• Task statement
Please copy each line of the listing that includes the string "CTRL".

• Data to use
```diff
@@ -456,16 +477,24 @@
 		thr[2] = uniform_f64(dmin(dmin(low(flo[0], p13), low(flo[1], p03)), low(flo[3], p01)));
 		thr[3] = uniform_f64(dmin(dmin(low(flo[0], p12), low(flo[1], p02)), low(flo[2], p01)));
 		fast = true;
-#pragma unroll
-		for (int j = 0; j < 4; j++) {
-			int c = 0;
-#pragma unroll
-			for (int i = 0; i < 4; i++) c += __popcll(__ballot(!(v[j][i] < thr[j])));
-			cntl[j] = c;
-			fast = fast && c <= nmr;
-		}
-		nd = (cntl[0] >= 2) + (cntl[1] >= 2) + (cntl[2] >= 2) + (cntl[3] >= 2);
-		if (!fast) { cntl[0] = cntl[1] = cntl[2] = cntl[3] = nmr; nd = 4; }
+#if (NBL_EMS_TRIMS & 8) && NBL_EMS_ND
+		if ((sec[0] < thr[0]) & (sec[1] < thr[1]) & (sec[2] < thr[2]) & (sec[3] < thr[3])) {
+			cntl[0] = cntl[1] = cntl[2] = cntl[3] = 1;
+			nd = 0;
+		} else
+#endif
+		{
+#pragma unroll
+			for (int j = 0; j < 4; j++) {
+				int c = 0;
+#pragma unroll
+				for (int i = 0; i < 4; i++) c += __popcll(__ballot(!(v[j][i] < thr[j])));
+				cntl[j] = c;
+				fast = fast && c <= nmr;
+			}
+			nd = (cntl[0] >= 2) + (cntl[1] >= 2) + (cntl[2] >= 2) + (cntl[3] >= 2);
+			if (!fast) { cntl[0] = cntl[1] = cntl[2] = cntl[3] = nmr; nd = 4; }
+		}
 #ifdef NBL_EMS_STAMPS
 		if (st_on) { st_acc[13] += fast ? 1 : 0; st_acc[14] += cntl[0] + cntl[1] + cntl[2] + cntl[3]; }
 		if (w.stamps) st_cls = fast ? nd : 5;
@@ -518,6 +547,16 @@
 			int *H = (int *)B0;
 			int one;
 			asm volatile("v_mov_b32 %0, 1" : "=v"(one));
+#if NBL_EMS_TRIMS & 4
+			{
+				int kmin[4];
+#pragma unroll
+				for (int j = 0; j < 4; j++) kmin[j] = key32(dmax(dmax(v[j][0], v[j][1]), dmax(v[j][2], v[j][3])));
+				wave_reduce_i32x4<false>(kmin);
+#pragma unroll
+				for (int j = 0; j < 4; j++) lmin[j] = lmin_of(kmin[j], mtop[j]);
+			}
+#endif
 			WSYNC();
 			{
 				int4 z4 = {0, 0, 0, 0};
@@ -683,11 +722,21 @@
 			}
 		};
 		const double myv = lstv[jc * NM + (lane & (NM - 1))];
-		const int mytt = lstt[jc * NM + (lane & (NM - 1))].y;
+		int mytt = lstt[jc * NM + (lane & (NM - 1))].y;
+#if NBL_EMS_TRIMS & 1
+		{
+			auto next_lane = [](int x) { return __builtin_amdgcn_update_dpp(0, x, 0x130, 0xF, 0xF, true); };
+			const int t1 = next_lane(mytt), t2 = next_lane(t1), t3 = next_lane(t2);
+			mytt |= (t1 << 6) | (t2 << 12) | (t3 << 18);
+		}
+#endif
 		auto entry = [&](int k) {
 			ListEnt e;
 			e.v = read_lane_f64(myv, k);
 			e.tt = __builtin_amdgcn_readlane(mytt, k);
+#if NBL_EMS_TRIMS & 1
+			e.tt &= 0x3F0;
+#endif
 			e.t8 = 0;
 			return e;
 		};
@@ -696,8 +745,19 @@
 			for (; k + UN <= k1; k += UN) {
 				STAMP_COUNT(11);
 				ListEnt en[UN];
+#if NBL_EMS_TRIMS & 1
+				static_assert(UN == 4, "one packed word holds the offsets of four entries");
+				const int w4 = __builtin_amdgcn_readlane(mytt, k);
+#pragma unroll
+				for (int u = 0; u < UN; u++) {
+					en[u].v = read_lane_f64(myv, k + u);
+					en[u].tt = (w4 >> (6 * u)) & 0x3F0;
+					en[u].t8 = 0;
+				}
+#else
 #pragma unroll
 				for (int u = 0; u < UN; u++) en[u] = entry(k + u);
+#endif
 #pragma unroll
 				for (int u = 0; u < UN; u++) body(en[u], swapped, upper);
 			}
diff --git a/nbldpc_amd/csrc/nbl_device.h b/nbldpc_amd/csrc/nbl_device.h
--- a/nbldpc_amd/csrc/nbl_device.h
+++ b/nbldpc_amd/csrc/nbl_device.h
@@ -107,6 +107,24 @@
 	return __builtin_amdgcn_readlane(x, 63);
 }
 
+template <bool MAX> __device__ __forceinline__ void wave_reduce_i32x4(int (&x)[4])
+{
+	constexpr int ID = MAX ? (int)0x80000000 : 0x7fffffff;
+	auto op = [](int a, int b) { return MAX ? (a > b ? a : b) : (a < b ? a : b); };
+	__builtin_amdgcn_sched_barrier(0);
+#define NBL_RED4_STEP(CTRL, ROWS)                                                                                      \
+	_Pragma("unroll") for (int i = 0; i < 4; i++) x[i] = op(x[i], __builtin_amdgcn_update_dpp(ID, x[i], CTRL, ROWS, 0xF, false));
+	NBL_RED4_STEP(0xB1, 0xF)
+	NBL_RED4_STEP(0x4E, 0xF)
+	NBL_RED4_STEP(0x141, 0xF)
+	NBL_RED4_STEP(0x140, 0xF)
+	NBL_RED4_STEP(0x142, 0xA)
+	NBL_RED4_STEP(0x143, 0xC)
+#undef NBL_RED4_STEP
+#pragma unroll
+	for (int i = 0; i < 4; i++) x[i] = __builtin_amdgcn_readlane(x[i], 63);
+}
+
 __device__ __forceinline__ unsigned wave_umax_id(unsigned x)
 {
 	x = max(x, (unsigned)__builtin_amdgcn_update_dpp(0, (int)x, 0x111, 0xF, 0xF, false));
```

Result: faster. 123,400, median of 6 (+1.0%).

---

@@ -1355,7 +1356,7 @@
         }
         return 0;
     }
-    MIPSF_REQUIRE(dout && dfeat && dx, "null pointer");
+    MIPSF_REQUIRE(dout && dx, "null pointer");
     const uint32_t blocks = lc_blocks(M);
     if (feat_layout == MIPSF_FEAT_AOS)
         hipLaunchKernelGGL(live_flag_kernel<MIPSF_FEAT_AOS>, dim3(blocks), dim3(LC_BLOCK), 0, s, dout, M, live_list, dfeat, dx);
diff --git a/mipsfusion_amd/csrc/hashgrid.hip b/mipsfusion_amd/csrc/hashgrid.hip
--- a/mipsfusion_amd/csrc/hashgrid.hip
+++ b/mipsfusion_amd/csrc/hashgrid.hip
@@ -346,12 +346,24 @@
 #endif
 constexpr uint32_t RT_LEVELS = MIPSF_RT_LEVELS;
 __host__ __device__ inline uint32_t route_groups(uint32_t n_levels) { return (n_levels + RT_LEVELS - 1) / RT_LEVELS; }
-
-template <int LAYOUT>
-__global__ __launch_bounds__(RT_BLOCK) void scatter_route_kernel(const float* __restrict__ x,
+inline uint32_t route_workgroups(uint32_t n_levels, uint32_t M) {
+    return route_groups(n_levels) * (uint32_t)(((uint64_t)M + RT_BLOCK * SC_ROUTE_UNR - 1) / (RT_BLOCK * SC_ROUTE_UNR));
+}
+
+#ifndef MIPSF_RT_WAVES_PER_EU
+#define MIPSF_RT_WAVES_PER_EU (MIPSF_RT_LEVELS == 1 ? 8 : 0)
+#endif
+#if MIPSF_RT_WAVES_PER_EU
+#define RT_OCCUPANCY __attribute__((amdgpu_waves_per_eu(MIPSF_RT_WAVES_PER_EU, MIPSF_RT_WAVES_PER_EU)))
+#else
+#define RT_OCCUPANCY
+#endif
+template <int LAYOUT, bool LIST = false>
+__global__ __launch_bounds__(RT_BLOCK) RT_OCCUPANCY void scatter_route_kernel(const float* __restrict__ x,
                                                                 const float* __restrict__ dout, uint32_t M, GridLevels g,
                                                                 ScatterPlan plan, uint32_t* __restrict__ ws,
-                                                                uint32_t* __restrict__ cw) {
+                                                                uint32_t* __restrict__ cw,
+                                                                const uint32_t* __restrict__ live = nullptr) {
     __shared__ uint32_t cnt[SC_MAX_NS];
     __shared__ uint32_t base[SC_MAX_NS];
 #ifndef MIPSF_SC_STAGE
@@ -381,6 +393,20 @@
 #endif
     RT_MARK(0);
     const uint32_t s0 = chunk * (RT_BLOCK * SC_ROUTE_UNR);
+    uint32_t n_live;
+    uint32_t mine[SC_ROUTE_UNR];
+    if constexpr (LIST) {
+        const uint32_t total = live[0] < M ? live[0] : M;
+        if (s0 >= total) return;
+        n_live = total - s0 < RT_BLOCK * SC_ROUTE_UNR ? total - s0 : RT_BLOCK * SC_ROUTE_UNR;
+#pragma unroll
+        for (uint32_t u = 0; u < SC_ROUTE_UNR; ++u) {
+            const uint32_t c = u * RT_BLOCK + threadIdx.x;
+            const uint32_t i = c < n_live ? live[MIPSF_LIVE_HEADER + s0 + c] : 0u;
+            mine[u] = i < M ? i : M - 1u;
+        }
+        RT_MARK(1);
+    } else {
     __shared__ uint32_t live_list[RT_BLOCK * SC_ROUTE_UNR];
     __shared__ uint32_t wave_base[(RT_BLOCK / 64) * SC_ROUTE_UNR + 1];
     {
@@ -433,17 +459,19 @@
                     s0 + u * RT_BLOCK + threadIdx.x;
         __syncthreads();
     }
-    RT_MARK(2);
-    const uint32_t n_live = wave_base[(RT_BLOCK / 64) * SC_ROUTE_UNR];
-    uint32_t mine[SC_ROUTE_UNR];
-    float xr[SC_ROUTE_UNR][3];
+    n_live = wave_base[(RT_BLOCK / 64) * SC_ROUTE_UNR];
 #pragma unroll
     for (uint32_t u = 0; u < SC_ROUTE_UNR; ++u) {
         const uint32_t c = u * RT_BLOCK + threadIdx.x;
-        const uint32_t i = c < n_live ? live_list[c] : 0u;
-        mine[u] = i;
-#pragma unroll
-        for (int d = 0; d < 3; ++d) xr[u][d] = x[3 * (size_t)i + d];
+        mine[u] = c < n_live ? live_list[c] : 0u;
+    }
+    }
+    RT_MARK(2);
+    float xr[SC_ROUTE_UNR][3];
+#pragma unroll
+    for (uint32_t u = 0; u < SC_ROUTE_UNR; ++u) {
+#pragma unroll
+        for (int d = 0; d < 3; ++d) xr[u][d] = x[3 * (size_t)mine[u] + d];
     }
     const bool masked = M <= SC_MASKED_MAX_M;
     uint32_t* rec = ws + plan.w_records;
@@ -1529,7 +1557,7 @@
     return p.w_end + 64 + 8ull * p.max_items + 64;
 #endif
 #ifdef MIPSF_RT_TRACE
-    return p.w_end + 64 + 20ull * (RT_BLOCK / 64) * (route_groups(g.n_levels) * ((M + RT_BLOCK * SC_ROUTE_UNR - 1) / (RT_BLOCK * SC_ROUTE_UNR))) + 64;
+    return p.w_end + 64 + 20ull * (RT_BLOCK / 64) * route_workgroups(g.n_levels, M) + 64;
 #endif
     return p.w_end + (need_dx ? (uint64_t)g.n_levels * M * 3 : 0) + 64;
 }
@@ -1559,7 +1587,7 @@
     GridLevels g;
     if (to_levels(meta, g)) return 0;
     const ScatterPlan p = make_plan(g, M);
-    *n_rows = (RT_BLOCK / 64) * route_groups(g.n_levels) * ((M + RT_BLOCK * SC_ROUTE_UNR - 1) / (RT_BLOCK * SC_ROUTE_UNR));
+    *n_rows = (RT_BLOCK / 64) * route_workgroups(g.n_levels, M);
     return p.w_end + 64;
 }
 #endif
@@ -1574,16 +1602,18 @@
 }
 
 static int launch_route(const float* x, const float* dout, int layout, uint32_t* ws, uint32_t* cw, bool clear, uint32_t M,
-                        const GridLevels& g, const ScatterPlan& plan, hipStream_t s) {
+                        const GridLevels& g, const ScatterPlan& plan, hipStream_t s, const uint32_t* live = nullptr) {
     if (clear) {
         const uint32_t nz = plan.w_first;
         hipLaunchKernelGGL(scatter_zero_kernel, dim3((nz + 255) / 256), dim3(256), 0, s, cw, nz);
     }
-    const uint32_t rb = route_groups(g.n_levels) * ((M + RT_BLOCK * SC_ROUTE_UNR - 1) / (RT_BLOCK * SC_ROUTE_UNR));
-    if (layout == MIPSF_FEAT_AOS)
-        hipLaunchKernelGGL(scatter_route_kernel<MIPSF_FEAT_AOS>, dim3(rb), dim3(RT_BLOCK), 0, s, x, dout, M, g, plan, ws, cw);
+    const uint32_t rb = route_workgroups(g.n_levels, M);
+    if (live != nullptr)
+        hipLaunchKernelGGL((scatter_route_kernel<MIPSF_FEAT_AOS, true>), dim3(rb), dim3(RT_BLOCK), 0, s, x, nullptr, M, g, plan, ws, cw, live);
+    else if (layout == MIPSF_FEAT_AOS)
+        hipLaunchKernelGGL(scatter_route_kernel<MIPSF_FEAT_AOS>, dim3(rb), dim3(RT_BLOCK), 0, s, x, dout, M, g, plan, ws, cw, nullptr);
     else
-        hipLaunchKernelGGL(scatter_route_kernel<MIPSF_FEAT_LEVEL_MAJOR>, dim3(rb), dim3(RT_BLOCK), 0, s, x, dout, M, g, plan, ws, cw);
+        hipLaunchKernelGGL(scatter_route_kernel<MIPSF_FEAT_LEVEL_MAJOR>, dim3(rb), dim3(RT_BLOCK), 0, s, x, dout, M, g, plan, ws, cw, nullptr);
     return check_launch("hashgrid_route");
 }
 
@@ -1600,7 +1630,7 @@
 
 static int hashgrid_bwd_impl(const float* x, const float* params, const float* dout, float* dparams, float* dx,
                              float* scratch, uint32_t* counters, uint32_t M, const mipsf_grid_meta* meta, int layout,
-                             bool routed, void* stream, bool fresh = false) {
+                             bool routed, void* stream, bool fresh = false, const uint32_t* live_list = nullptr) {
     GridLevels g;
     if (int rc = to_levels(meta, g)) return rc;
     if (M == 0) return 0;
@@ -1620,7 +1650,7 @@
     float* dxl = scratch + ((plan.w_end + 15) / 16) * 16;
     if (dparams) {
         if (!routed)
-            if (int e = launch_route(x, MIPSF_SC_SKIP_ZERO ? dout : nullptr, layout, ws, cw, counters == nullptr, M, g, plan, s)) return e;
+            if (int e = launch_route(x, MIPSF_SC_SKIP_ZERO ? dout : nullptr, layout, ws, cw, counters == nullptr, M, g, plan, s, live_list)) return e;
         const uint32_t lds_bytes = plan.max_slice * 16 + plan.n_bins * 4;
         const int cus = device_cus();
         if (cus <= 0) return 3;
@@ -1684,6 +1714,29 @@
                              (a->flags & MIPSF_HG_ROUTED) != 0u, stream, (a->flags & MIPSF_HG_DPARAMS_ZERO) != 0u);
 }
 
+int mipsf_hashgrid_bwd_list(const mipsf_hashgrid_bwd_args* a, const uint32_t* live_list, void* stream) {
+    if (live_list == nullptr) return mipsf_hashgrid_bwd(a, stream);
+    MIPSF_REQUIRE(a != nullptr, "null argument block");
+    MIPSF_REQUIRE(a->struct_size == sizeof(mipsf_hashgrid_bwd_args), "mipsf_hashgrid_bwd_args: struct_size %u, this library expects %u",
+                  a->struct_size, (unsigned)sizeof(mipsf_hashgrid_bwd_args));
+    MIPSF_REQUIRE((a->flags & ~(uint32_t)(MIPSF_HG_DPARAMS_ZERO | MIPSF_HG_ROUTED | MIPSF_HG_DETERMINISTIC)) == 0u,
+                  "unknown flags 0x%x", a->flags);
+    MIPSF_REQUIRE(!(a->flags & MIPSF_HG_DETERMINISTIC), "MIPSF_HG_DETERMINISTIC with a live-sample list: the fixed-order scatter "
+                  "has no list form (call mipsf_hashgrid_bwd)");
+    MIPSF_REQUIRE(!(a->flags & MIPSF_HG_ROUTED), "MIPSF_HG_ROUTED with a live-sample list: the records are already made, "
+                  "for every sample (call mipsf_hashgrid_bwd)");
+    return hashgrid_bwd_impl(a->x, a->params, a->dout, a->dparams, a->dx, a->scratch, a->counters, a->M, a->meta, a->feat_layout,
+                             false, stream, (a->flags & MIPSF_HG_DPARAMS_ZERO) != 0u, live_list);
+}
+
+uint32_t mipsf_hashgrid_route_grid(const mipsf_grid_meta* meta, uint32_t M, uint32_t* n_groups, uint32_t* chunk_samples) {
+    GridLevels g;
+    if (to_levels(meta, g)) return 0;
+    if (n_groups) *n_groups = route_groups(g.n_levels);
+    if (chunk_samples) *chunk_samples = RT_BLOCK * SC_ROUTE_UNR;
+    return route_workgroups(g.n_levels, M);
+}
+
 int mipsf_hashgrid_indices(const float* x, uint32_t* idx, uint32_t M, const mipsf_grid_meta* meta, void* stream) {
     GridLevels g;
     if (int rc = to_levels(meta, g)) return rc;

• Task output
+#define NBL_RED4_STEP(CTRL, ROWS)                                                                                      \
+	_Pragma("unroll") for (int i = 0; i < 4; i++) x[i] = op(x[i], __builtin_amdgcn_update_dpp(ID, x[i], CTRL, ROWS, 0xF, false));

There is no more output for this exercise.